■ ACTION ITEM ■
What lines in the records below hold the string "catch"? Please show them.

■ EXTRACTED RECORDS ■

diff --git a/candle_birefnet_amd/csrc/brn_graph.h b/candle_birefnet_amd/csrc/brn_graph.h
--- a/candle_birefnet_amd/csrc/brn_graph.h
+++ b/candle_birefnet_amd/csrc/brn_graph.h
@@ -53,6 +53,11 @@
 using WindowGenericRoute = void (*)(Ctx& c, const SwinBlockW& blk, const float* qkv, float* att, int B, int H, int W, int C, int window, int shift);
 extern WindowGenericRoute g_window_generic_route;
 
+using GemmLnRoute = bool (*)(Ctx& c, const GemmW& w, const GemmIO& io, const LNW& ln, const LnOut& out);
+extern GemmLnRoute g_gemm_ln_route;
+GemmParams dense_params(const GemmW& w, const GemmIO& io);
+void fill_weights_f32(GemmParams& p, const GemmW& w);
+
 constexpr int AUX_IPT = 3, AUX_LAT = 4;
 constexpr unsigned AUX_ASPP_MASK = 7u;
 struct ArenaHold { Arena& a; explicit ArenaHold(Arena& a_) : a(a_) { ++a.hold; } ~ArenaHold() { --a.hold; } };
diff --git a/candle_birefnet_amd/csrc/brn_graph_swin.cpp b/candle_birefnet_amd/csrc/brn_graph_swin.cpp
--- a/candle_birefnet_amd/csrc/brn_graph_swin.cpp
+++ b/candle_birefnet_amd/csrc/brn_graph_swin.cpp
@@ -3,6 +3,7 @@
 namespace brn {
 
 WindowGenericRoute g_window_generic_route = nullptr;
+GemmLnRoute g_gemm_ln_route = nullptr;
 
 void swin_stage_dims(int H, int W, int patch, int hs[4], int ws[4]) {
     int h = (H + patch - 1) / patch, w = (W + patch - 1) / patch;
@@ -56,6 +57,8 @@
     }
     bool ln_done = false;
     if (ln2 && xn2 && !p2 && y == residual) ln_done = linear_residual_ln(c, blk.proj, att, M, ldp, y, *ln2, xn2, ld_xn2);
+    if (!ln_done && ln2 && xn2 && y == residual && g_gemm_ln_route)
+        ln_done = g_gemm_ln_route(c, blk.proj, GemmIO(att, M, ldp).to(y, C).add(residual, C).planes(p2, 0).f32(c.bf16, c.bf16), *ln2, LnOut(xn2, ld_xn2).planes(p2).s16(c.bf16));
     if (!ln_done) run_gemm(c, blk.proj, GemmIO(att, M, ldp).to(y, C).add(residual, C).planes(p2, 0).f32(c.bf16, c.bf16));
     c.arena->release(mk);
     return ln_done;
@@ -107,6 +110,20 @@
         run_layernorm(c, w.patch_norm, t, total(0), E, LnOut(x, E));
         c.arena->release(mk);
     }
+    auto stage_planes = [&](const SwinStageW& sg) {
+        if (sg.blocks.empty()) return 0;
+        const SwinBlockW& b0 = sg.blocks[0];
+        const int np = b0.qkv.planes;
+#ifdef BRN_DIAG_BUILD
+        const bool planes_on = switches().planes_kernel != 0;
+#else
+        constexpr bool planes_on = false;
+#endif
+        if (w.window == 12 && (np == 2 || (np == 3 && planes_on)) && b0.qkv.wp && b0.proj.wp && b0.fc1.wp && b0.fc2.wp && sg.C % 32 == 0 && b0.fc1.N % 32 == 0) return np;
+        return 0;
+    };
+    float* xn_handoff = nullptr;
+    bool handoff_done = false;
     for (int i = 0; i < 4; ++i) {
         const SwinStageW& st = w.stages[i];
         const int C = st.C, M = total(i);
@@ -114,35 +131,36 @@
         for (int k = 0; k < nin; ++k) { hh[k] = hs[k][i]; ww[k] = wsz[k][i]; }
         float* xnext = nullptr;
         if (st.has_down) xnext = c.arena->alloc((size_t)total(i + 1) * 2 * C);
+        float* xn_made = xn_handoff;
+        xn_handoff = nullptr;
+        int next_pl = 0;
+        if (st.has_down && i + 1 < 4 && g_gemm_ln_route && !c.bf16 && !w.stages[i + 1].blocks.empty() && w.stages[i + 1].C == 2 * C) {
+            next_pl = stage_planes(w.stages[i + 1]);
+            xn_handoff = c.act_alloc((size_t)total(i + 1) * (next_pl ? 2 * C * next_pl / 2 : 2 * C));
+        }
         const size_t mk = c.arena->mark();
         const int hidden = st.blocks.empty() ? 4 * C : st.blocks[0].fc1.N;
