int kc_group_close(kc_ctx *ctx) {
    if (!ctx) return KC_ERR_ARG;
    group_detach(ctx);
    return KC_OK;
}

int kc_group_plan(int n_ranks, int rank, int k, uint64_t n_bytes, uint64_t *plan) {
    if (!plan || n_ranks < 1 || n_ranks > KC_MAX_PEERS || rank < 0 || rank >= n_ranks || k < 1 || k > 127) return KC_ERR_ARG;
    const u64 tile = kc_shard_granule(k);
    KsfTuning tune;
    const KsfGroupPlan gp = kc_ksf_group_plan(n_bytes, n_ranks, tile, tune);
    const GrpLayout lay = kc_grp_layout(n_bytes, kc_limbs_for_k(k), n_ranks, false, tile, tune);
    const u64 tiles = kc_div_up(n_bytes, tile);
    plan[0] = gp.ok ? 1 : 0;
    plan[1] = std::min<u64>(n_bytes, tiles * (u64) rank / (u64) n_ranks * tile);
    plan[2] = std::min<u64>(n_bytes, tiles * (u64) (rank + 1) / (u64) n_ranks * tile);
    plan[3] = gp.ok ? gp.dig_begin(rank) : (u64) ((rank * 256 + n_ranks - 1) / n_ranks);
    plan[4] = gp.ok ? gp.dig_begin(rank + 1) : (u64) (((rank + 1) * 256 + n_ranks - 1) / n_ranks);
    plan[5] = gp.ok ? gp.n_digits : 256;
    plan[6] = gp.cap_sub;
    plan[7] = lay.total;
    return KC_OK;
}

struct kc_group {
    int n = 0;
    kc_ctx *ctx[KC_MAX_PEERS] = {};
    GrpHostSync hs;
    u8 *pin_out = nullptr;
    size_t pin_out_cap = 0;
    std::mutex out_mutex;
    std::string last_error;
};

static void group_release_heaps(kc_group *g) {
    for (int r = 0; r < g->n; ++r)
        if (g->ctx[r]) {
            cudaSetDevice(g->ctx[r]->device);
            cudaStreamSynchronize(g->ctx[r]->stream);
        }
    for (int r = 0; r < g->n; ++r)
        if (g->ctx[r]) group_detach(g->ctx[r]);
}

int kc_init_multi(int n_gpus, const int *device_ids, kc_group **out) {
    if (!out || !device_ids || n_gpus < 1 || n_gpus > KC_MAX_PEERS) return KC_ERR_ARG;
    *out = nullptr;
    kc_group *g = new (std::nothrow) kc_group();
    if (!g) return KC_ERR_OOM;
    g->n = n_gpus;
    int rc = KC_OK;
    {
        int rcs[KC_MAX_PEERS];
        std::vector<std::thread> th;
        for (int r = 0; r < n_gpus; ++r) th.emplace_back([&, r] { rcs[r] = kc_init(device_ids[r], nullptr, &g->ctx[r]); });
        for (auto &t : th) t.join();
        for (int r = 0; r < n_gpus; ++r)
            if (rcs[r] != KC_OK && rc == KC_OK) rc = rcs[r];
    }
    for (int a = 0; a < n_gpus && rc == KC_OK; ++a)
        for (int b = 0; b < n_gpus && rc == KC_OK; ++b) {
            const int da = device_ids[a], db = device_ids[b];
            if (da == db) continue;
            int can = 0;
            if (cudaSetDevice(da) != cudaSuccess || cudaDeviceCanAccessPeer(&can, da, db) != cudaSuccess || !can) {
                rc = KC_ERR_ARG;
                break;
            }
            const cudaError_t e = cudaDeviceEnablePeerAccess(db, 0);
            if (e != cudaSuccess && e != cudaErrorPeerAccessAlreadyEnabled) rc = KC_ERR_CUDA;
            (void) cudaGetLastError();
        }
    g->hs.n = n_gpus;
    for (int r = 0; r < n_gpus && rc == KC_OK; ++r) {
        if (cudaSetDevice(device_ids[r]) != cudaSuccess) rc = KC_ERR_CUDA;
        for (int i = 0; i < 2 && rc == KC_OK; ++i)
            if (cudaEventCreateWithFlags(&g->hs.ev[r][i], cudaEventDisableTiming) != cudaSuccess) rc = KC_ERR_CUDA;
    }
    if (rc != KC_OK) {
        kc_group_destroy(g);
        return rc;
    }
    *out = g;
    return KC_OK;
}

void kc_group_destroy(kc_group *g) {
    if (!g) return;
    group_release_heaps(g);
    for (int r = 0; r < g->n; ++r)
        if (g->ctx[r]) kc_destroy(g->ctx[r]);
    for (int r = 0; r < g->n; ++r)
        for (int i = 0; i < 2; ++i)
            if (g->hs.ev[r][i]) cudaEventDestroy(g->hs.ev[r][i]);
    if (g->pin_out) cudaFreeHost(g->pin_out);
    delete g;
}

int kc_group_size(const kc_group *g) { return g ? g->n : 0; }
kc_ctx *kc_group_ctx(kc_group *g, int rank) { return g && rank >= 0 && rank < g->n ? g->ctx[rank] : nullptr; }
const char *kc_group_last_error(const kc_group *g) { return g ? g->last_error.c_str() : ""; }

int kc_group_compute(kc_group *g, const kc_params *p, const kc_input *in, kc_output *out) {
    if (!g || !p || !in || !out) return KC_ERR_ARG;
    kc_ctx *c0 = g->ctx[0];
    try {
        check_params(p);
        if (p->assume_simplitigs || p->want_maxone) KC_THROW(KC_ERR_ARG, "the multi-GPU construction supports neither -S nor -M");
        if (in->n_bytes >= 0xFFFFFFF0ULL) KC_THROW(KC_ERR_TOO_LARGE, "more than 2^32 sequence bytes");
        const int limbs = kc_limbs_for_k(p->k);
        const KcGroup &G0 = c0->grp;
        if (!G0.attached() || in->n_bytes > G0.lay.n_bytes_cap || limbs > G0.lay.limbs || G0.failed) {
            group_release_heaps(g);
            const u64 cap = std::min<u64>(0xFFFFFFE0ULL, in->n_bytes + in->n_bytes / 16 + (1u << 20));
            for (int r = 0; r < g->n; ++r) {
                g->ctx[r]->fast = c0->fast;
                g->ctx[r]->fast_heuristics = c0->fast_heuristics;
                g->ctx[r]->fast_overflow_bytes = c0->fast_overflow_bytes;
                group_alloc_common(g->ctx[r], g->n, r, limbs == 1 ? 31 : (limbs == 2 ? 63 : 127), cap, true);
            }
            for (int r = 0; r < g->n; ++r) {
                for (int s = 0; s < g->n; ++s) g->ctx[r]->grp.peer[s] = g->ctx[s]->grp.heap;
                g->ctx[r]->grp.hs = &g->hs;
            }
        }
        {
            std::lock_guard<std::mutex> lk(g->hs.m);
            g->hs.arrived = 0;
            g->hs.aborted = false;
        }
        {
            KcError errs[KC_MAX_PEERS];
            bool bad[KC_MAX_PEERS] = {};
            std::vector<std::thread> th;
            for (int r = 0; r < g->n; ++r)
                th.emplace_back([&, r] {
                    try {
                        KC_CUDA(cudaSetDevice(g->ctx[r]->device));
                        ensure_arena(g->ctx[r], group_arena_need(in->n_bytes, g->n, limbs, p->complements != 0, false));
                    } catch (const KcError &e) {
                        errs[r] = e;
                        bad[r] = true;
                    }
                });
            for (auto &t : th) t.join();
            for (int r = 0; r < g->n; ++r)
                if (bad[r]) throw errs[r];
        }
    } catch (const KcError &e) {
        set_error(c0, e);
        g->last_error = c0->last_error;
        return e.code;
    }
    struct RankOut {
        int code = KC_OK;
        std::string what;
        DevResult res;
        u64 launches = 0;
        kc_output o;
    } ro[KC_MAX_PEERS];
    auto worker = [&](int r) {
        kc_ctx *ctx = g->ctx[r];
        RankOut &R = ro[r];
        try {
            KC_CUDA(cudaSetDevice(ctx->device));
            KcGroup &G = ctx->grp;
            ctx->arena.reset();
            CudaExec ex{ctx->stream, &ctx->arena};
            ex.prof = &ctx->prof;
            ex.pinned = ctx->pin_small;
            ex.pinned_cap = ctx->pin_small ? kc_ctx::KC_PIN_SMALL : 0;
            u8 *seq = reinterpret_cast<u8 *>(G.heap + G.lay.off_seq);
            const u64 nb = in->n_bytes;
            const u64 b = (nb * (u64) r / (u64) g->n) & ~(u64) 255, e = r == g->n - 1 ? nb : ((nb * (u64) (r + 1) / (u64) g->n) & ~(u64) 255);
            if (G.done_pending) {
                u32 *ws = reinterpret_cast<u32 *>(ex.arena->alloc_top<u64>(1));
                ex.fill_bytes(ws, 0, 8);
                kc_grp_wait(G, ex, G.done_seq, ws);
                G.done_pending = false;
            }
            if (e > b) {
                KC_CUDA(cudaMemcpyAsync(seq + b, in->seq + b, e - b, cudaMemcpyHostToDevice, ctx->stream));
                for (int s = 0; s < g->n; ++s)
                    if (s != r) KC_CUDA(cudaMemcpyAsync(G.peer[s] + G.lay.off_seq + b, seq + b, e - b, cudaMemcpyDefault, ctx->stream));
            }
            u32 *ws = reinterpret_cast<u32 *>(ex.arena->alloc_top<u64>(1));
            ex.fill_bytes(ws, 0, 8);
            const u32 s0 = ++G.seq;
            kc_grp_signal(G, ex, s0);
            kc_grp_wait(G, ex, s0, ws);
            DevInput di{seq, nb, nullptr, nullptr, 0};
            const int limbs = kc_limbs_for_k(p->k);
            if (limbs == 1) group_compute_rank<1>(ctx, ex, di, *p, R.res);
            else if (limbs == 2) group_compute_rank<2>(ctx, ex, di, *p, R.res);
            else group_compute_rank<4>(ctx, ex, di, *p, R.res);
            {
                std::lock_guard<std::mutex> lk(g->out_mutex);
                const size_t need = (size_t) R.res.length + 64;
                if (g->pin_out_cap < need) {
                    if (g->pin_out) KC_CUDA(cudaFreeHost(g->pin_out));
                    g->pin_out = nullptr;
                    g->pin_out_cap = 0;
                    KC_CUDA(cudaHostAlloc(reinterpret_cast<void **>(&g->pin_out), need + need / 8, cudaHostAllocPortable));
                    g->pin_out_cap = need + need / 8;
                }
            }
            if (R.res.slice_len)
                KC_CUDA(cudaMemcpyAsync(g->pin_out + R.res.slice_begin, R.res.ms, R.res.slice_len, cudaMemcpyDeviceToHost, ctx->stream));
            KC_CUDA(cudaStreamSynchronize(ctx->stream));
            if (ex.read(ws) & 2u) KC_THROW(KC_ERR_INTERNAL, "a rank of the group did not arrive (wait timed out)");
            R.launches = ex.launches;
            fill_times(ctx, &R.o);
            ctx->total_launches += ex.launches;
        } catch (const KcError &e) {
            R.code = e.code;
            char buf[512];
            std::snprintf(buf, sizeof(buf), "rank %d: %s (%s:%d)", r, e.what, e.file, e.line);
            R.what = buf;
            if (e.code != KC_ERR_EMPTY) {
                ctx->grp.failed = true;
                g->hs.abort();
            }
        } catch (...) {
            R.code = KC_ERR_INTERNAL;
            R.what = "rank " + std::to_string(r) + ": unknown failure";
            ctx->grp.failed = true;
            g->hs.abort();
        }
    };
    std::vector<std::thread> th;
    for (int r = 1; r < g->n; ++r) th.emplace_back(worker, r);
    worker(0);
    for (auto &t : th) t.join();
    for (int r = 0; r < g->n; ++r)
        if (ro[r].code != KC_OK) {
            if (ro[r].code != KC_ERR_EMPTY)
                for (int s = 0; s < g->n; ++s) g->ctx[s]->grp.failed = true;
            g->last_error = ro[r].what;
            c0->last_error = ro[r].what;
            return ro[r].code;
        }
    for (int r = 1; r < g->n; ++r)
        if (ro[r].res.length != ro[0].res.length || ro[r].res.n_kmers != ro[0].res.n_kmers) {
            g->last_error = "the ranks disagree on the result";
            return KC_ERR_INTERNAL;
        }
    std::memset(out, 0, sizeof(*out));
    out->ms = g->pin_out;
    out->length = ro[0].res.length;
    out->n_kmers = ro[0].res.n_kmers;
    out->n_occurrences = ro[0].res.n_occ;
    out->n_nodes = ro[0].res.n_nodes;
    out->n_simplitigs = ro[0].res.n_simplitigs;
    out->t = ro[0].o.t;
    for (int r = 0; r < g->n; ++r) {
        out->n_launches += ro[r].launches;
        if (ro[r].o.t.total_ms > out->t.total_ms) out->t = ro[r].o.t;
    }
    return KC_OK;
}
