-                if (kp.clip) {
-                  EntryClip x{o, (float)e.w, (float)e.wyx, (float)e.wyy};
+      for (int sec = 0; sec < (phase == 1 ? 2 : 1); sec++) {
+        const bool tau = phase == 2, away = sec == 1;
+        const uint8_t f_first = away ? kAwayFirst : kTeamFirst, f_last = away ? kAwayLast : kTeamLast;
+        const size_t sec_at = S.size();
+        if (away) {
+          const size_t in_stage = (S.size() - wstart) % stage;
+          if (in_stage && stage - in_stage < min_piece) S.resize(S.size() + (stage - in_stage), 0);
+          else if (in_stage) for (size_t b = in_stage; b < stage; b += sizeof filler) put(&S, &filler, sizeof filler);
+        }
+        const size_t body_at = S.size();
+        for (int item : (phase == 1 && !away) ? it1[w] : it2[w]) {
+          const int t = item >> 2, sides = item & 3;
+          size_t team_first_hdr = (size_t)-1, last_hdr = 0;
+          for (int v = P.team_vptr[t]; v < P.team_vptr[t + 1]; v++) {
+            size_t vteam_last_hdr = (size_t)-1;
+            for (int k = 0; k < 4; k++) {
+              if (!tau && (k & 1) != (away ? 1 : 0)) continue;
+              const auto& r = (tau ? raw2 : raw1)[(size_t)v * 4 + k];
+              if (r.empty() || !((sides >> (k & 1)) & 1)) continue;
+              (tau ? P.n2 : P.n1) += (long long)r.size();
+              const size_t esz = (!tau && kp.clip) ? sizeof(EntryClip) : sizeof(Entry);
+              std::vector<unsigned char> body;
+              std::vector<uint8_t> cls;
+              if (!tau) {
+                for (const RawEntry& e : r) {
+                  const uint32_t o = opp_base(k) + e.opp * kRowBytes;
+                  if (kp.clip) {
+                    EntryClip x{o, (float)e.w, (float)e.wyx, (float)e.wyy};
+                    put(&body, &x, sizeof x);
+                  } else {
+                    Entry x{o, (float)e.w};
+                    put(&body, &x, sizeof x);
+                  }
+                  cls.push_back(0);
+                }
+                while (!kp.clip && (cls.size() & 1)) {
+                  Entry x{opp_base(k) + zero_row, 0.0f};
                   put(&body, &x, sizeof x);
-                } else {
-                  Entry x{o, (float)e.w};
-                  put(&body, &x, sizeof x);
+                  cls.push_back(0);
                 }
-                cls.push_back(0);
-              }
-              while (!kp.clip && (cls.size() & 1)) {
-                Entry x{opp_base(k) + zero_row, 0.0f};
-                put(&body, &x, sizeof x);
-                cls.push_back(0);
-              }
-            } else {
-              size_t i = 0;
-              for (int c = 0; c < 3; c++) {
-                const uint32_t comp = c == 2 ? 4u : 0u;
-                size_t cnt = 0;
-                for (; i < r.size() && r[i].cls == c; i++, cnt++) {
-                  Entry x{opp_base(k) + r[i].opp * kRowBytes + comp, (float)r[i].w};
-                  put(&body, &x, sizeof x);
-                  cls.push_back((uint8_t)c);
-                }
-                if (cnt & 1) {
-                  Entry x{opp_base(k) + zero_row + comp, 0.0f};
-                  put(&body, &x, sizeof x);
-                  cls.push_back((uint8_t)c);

■ EXERCISE OUTPUT ■
                    } catch (const KcError &e) {
    } catch (const KcError &e) {
        } catch (const KcError &e) {
        } catch (...) {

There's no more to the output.